As I continued my walk to the pier, I thought about the child. It was a clear, blue-sky spring day, just warm enough for a light jacket, the kind of day New Englanders didn’t take for granted.


I sat down on one of the black, iron benches facing the reflective undulations of the harbor and let my emotions flow. It was a new practice to let them wash over me, to observe what I felt. Sad. Ok. Why are you sad? Soft, slow ripples migrated across the surface of the water. Grief. I was grieving the loss of things and people that I was saying no to. I was grieving the loss of cute gestures, of shared experiences, of a hoped for future, and the possibilities I had imagined.


My own choice was the source of my grieving, and for a second that made my head spin. How could I be so sad about something I was actively choosing? It was counterintuitive. Then I remembered other times with conflicting emotions, how those existed simultaneously too and also hadn’t made sense. This was being human. It didn’t have to make sense.


Still, it surprised me. I was feeling the pain of becoming. You have to pay to level up. People don't really talk about it. They’ll tell you about extra gym sessions, earlier wake-ups, or giving up alcohol, but people don’t talk about the humans you leave behind, the loss you choose to live with so that you can be who you were meant to be. To help myself, I thought about what I would gain if I gave up in the face of my grief, if I didn’t continue to make this new choice-- more of the same, the same pain, the same lesser life I already knew. Nope. Not turning around.


I opened my arms wide to the expanse of the harbor, to the pain of my own becoming. Another oddity, this intentional opening up to receive in the midst of pain, another one I was practicing. So be it. I accept. I choose this.


When you make new choices to honor who you are and what you want out of life, to honor the things you truly believe in, perhaps a future not yet realized but hoped for, there is a severing, a death, a loss, and thus a grieving.


I didn't see mine coming. Not really. Yes, I chose consciously. Yes, I knew the days of chasing, the days of coming in second place even to myself, were no more, and I knew that may mean I would have to say goodbye to some people, but I didn’t see the loss or severing within myself coming.


There was a piece of me that I was saying goodbye to, an old friend that had been with me for decades, that had carried me this far.
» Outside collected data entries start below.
__device__ __forceinline__ void csync(int n_compute) { asm volatile("bar.sync 2, %0;" ::"r"(n_compute) : "memory"); }
__device__ __forceinline__ void hsync(int n_all) { asm volatile("bar.sync 1, %0;" ::"r"(n_all) : "memory"); }

__device__ __forceinline__ void mbar_init(uint64_t* bar, uint32_t count) {
    asm volatile("mbarrier.init.shared::cta.b64 [%0], %1;" ::"r"(uint32_t(__cvta_generic_to_shared(bar))), "r"(count) : "memory");
}
__device__ __forceinline__ void mbar_arrive(uint64_t* bar) {
    asm volatile("mbarrier.arrive.release.cta.shared::cta.b64 _, [%0];" ::"r"(uint32_t(__cvta_generic_to_shared(bar))) : "memory");
}
__device__ __forceinline__ bool mbar_test(uint64_t* bar, uint32_t parity) {
    uint32_t ok;
    asm volatile(
        "{\n\t.reg .pred p;\n\tmbarrier.test_wait.parity.acquire.cta.shared::cta.b64 p, [%1], %2;\n\tselp.u32 %0, 1, 0, p;\n\t}"
        : "=r"(ok)
        : "r"(uint32_t(__cvta_generic_to_shared(bar))), "r"(parity)
        : "memory");
    return ok != 0;
}

__device__ __forceinline__ bool wait_gives_up(const TaskArgs& A, unsigned long long t_start, uint32_t& spins) {
    if ((++spins & 255u) != 0) return false;
    if (*reinterpret_cast<const volatile unsigned int*>(&A.ctl->abort)) return true;
    bool trip = false;
    if ((spins & 4095u) == 0 && A.host_abort && *A.host_abort) trip = true;
    if (A.wait_timeout_ns) {
        unsigned long long now;
        asm volatile("mov.u64 %0, %globaltimer;" : "=l"(now));
        if (now - t_start > A.wait_timeout_ns) trip = true;
    }
    if (trip) atomicExch(&A.ctl->abort, 1u);
    return trip;
}
__device__ __forceinline__ unsigned long long global_ns() {
    unsigned long long now;
    asm volatile("mov.u64 %0, %globaltimer;" : "=l"(now));
    return now;
}

struct Ctx {
    int nc;
    int tid, lane, warp, nwarps;
    int pos4;
    int p, o, Hp, Ho, HpP, HoP, Hx;
};

extern __shared__ __align__(16) float smem_raw[];
#define SM_RS (smem_raw)
#define SM_P (smem_raw + HC)
#define SM_GB (smem_raw + 2 * HC + 4)
#define SM_WSA (smem_raw + 4 * HC + 12)
#define SM_WSB (smem_raw + 4 * HC + 44)
#define SM_B (smem_raw + 4 * HC + 76)
#define SM_WSC (smem_raw + 4 * HC + 140)
#define SM_WSD (smem_raw + 4 * HC + 172)
#define SM_BF (smem_raw + 4 * HC + 204)
#define SM_REC (reinterpret_cast<uint32_t*>(smem_raw + 4 * HC + 268))
#define SM_CL (reinterpret_cast<uint32_t*>(smem_raw + 8 * HC + 268))
#define SM_X (smem_raw + 9 * HC + 268)
constexpr int smem_fixed_floats(int HC) { return 9 * HC + 268; }

template <int HC>
__device__ __forceinline__ void stage_lists_raw(int tid, int HoP, const uint16_t* __restrict__ cl_pos_b) {
    if (8 * tid < 2 * HoP)
        asm volatile("cp.async.cg.shared.global [%0], [%1], 16;" ::"r"(uint32_t(__cvta_generic_to_shared(SM_CL + 4 * tid))), "l"(cl_pos_b + 8 * tid)
                     : "memory");
    asm volatile("cp.async.commit_group;" ::: "memory");
}

template <int HC, bool FOLD>
__device__ __forceinline__ float scan_reach(const Ctx& c, const float* r, const float* rf = nullptr, float* total_f = nullptr) {
    csync(c.nc);
    const int hend = HC >= 4 * MAX_TASK_THREADS ? c.HoP : min(c.HoP, 4 * c.nc);
    float4 x = f4zero();
    float lc = 0.f;
    if (c.pos4 < c.HoP) {
        x = *reinterpret_cast<const float4*>(r + c.pos4);
        if (FOLD) {
            const float4 xf = *reinterpret_cast<const float4*>(rf + c.pos4);
            lc = (xf.x + xf.y) + (xf.z + xf.w);
        }
    }
    float y[8], yf[8];
    uint32_t w[4];
    {
        asm volatile("cp.async.wait_group 0;" ::: "memory");
        uint4 u = make_uint4(0x07ff07ffu, 0x07ff07ffu, 0x07ff07ffu, 0x07ff07ffu);
        if (8 * c.tid < 2 * c.HoP) u = *reinterpret_cast<const uint4*>(SM_CL + 4 * c.tid);
        w[0] = u.x;
        w[1] = u.y;
        w[2] = u.z;
        w[3] = u.w;
#pragma unroll
        for (int i = 0; i < 4; ++i) {
            const uint32_t a = w[i] & CL_POS_MASK, b = (w[i] >> 16) & CL_POS_MASK;
            y[2 * i] = a != CL_POS_NONE ? r[a] : 0.f;
            y[2 * i + 1] = b != CL_POS_NONE ? r[b] : 0.f;
            if (FOLD) {
                yf[2 * i] = a != CL_POS_NONE ? rf[a] : 0.f;
                yf[2 * i + 1] = b != CL_POS_NONE ? rf[b] : 0.f;
            }
        }
    }
    const float la = (x.x + x.y) + (x.z + x.w);
    float lb = 0.f, ld = 0.f;
#pragma unroll
    for (int i = 0; i < 8; ++i) {
        lb += y[i];
        if (FOLD) ld += yf[i];
    }
    float ia = la, ib = lb, ic = lc, id = ld;
#pragma unroll
    for (int d = 1; d < 32; d <<= 1) {
        const float ta = __shfl_up_sync(0xffffffffu, ia, d);
        const float tb = __shfl_up_sync(0xffffffffu, ib, d);
        float tc = 0.f, td = 0.f;
        if (FOLD) {
            tc = __shfl_up_sync(0xffffffffu, ic, d);
            td = __shfl_up_sync(0xffffffffu, id, d);
        }
        if (c.lane >= d) {
            ia += ta;
            ib += tb;
            if (FOLD) {
                ic += tc;
                id += td;
            }
        }
    }
    if (c.lane == 31) {
        SM_WSA[c.warp] = ia;
        SM_WSB[c.warp] = ib;
        if (FOLD) {
            SM_WSC[c.warp] = ic;
            SM_WSD[c.warp] = id;
        }
    }
    csync(c.nc);
    float wa = c.lane < c.nwarps ? SM_WSA[c.lane] : 0.f;
    float wb = c.lane < c.nwarps ? SM_WSB[c.lane] : 0.f;
    float wc = 0.f, wd = 0.f;
    if (FOLD) {
        wc = c.lane < c.nwarps ? SM_WSC[c.lane] : 0.f;
        wd = c.lane < c.nwarps ? SM_WSD[c.lane] : 0.f;
    }
#pragma unroll
    for (int d = 1; d < 16; d <<= 1) {
        const float ta = __shfl_up_sync(0xffffffffu, wa, d);
        const float tb = __shfl_up_sync(0xffffffffu, wb, d);
        float tc = 0.f, td = 0.f;
        if (FOLD) {
            tc = __shfl_up_sync(0xffffffffu, wc, d);
            td = __shfl_up_sync(0xffffffffu, wd, d);
        }
        if (c.lane >= d) {
            wa += ta;
            wb += tb;
            if (FOLD) {
                wc += tc;
                wd += td;
            }
        }
    }
    const float total = __shfl_sync(0xffffffffu, wa, c.nwarps - 1);
    const float total_b = __shfl_sync(0xffffffffu, wb, c.nwarps - 1);
    const float base_a = c.warp > 0 ? __shfl_sync(0xffffffffu, wa, c.warp - 1) : 0.f;
    const float base_b = c.warp > 0 ? __shfl_sync(0xffffffffu, wb, c.warp - 1) : 0.f;
    float ea = base_a + ia - la, eb = base_b + ib - lb;
    float total_d = 0.f, ed = 0.f;
    if (FOLD) {
        *total_f = __shfl_sync(0xffffffffu, wc, c.nwarps - 1);
        total_d = __shfl_sync(0xffffffffu, wd, c.nwarps - 1);
        const float base_d = c.warp > 0 ? __shfl_sync(0xffffffffu, wd, c.warp - 1) : 0.f;
        ed = base_d + id - ld;
    }
    if (c.pos4 < c.HoP) {
        float4 o;
        o.x = ea;
        o.y = ea + x.x;
        o.z = o.y + x.y;
        o.w = o.z + x.z;
        *reinterpret_cast<float4*>(SM_P + c.pos4) = o;
    }
    if (8 * c.tid < 2 * c.HoP) {
        float4 o0, o1;
        o0.x = eb;
        o0.y = o0.x + y[0];
        o0.z = o0.y + y[1];
        o0.w = o0.z + y[2];
        o1.x = o0.w + y[3];
        o1.y = o1.x + y[4];
        o1.z = o1.y + y[5];
        o1.w = o1.z + y[6];
        *reinterpret_cast<float4*>(SM_GB + 8 * c.tid) = o0;
        *reinterpret_cast<float4*>(SM_GB + 8 * c.tid + 4) = o1;
        const uint32_t ord0 = ((w[0] >> 11) & 7u) | (((w[0] >> 27) & 7u) << 3);
        const uint32_t b0 = c.tid == 0 ? 0u : ord0;
        float* bp = SM_B + b0;
        const float ex[8] = {o0.x, o0.y, o0.z, o0.w, o1.x, o1.y, o1.z, o1.w};
#pragma unroll
        for (int i = 0; i < 8; ++i) {
            const bool first = ((w[i >> 1] >> ((i & 1) * 16)) & CL_FIRST) != 0;
            if (first) *bp++ = ex[i];
        }
        if (c.tid == 0) SM_B[ord0] = total_b;
        if (FOLD) {
            float* bf = SM_BF + b0;
            float e = ed;
#pragma unroll
            for (int i = 0; i < 8; ++i) {
                const bool first = ((w[i >> 1] >> ((i & 1) * 16)) & CL_FIRST) != 0;
                if (first) *bf++ = e;
                e += yf[i];
            }
            if (c.tid == 0) SM_BF[ord0] = total_d;
        }
    }
    if (c.tid == 0) {
        SM_P[hend] = total;
        SM_GB[2 * hend] = total_b;
    }
    csync(c.nc);
    return total;
}

template <int HC>
__device__ __forceinline__ void stage_recs(const Ctx& c, const uint32_t* __restrict__ planes) {
    if (c.pos4 < c.HpP) {
#pragma unroll
        for (int w = 0; w < 4; ++w)
            asm volatile("cp.async.cg.shared.global [%0], [%1], 16;" ::"r"(uint32_t(__cvta_generic_to_shared(SM_REC + w * HC + c.pos4))),
                         "l"(planes + size_t(w) * c.HpP + c.pos4)
                         : "memory");
    }
    asm volatile("cp.async.commit_group;" ::: "memory");
}
__device__ __forceinline__ void staged_recs_wait() { asm volatile("cp.async.wait_group 0;" ::: "memory"); }
template <int HC>
__device__ __forceinline__ void staged_recs4(const Ctx& c, uint4 (&rec)[4]) {
    const uint4 w0 = *reinterpret_cast<const uint4*>(SM_REC + c.pos4);
    const uint4 w1 = *reinterpret_cast<const uint4*>(SM_REC + HC + c.pos4);
    const uint4 w2 = *reinterpret_cast<const uint4*>(SM_REC + 2 * HC + c.pos4);
    const uint4 w3 = *reinterpret_cast<const uint4*>(SM_REC + 3 * HC + c.pos4);
    rec[0] = make_uint4(w0.x, w1.x, w2.x, w3.x);
    rec[1] = make_uint4(w0.y, w1.y, w2.y, w3.y);
    rec[2] = make_uint4(w0.z, w1.z, w2.z, w3.z);
    rec[3] = make_uint4(w0.w, w1.w, w2.w, w3.w);
}

__device__ __forceinline__ float ldsb(const float* base, uint32_t byte_off) {
    return *reinterpret_cast<const float*>(reinterpret_cast<const char*>(base) + byte_off);
}
template <int HC>
__device__ __forceinline__ void hand_terms(const Ctx& c, const float* r, float total, const uint4& rec, float& mass, float& sd) {
    const uint32_t k0 = rec.w & 0x1ffu, k1 = (rec.w >> 9) & 0x1ffu, same4 = rec.w >> 18;
    const float g0s = ldsb(SM_B, k0), g0e = ldsb(SM_B + 1, k0), g1s = ldsb(SM_B, k1), g1e = ldsb(SM_B + 1, k1);
    mass = total - (g0e - g0s) - (g1e - g1s) + (same4 != HREC_SAME_NONE ? ldsb(r, same4) : 0.f);
    sd = ldsb(SM_P, rec.x & 0xffffu) + ldsb(SM_P, rec.x >> 16) - total - ldsb(SM_GB, rec.y & 0xffffu) - ldsb(SM_GB, rec.y >> 16) + g0s + g0e -
         ldsb(SM_GB, rec.z & 0xffffu) - ldsb(SM_GB, rec.z >> 16) + g1s + g1e;
}
__device__ __forceinline__ float hand_mass(const float* B, const float* r, float total, const uint4& rec) {
    const uint32_t k0 = rec.w & 0x1ffu, k1 = (rec.w >> 9) & 0x1ffu, same4 = rec.w >> 18;
    return total - (ldsb(B + 1, k0) - ldsb(B, k0)) - (ldsb(B + 1, k1) - ldsb(B, k1)) + (same4 != HREC_SAME_NONE ? ldsb(r, same4) : 0.f);
}

__device__ __forceinline__ float4 load_reach4(const TaskArgs& A, const Ctx& c, const NodeTask& nt, const RoundArgs& Rk, int k, int b) {
    float4 r = f4zero();
    if (c.pos4 >= c.HoP) return r;
    if (nt.r_in == RIN_INITIAL) {
        const uint32_t nl = Rk.rp[c.o].n_live[b];
        uint32_t s[4];
        unpack4(__ldg(reinterpret_cast<const uint2*>(Rk.rp[c.o].slot_of_pos + size_t(b) * c.HoP + c.pos4)), s);
        const float* __restrict__ w = A.root_weights[c.o];
#pragma unroll
        for (int i = 0; i < 4; ++i) f4set(r, i, uint32_t(c.pos4 + i) < nl ? __ldg(w + s[i]) : 0.f);
    } else if (nt.rin_parent_round) {
        const RoundArgs& Rp = A.rounds[k - 1];
        const float* src = Rp.rbuf + (size_t(nt.r_in) * Rp.n_boards + Rk.parent_board[b]) * c.HoP;
        uint32_t pp[4];
        unpack4(__ldg(reinterpret_cast<const uint2*>(Rk.rp[c.o].parent_pos + size_t(b) * c.HoP + c.pos4)), pp);
#pragma unroll
        for (int i = 0; i < 4; ++i) f4set(r, i, pp[i] != 0xffffu ? __ldcg(src + pp[i]) : 0.f);
    } else {
        r = ldcg4(Rk.rbuf + (size_t(nt.r_in) * Rk.n_boards + b) * c.HoP + c.pos4);
    }
    return r;
}

__device__ __forceinline__ float4 child_value4(const TaskArgs& A, const Ctx& c, const RoundArgs& Rk, const TaskChild& ch, int b) {
    float4 v = f4zero();
    if (c.pos4 >= c.HpP) return v;
    for (int s = 0; s < ch.n_src; ++s) {
        const TaskSrc sr = A.srcs[ch.src_first + s];
        const float* base = (sr.kind == SK_CBUF ? Rk.cbuf : Rk.gathered) + (size_t(sr.buf) * Rk.n_boards + b) * c.HpP;
        v = f4add(v, ldcg4(base + c.pos4));
    }
    return v;
}

__device__ __forceinline__ void store_value4(const Ctx& c, const NodeTask& nt, const RoundArgs& Rk, int b, float* out, float4 v) {
    if (!nt.root_scatter) {
        stcg4(out + c.pos4, v);
        return;
    }
    uint32_t pp[4];
    unpack4(__ldg(reinterpret_cast<const uint2*>(Rk.rp[c.p].parent_pos + size_t(b) * c.HpP + c.pos4)), pp);
    if (pp[0] != 0xffffu) __stcg(out + pp[0], v.x);
    if (pp[1] != 0xffffu) __stcg(out + pp[1], v.y);
    if (pp[2] != 0xffffu) __stcg(out + pp[2], v.z);
    if (pp[3] != 0xffffu) __stcg(out + pp[3], v.w);
}
__device__ __forceinline__ void store_value1(const Ctx& c, const NodeTask& nt, const RoundArgs& Rk, int b, float* out, int pos, float v) {
    if (!nt.root_scatter) {
        __stcg(out + pos, v);
        return;
    }
    const uint32_t pp = Rk.rp[c.p].parent_pos[size_t(b) * c.HpP + pos];
    if (pp != 0xffffu) __stcg(out + pp, v);
}

template <int NA>
__device__ __forceinline__ void sigma_row(const float (&g)[4 * NA], int i, float (&sg)[NA]) {
    float norm = 0.f;
#pragma unroll
    for (int a = 0; a < NA; ++a) {
        sg[a] = fmaxf(g[i * NA + a], 0.f);
        norm += sg[a];
    }
    const float inv = __fdividef(1.0f, norm);
#pragma unroll
    for (int a = 0; a < NA; ++a) sg[a] = norm > 0.f ? sg[a] * inv : 1.0f / float(NA);
}

template <int NA>
__device__ __forceinline__ void load_rows(const float* __restrict__ slab, bool identity, int pos4, uint32_t n_rows_pad,
                                          const uint32_t (&rows)[4], float (&g)[4 * NA]) {
    if (identity) {
        if (uint32_t(pos4) < n_rows_pad) {
#pragma unroll
            for (int v = 0; v < NA; ++v) {
                const float4 t = *reinterpret_cast<const float4*>(slab + size_t(pos4) * NA + 4 * v);
                g[4 * v] = t.x;
                g[4 * v + 1] = t.y;
                g[4 * v + 2] = t.z;
                g[4 * v + 3] = t.w;
            }
        } else {
#pragma unroll
            for (int e = 0; e < 4 * NA; ++e) g[e] = 0.f;
        }
    } else {
#pragma unroll
        for (int i = 0; i < 4; ++i)
#pragma unroll
            for (int a = 0; a < NA; ++a) g[i * NA + a] = rows[i] != 0xffffu ? slab[size_t(rows[i]) * NA + a] : 0.f;
    }
}

template <int NA>
__device__ __forceinline__ void xs_pick(const TaskArgs& A, float u, float (&sg)[NA]) {
    int pick = NA - 1;
    bool found = false;
    float cum = 0.f;
#pragma unroll
    for (int a = 0; a + 1 < NA; ++a) {
        cum += sg[a];
        if (!found && u < cum) {
            pick = a;
            found = true;
        }
    }
#pragma unroll
    for (int a = 0; a < NA; ++a) sg[a] = (a == pick) ? (A.xs_mode == 2 ? sg[a] : 1.0f) : 0.f;
}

I was walking away from her too. The comfort she and the life she provided had given. No, it hadn’t been what I wanted. No, it wasn't what I believed in or deserved, but it had been a harbor in the storm, and I was leaving it. Consciously. To not return.


Almost on cue, my phone started ringing. It was one of my best friends, doing the same thing as me, but on another coast. We both felt some relief, fellow soldiers in arms.


The image of the wailing child hanging onto the park gate flashed back into my mind. I started laughing as I recounted it to my friend. Wasn’t this child kind of like us? Flanked by the freedom of choice, loved ones nearby, and yet we sometimes insisted on clinging to a meaningless gate? Perhaps it used to lock us in, or out, but it was open now, and still we clung. We lacked the courage to stop crying, to breathe, to look around, to notice it was open, and to LET GO. To step out onto the gravel, where there was no gate, where we had to use the strength of our own two legs and walk. The discomfort of the openness maybe stopped us. Because where was the next gate? And what would we cling to? Who taught us that clinging was the best way forward? What if we leapt forward, arms wide, laughing and ready to meet our next thing. What if that kid took a breath, calmed his nervous system, would he see that the sun shone, that his parents were right there watching, that he held his favorite book, and that his surroundings were a PLAYGROUND, full of things he might love: swings, slides, ladders, new friends.


Sometimes it’s hard to let go of the familiar feel of cold iron. Were we playing both inmate and warden?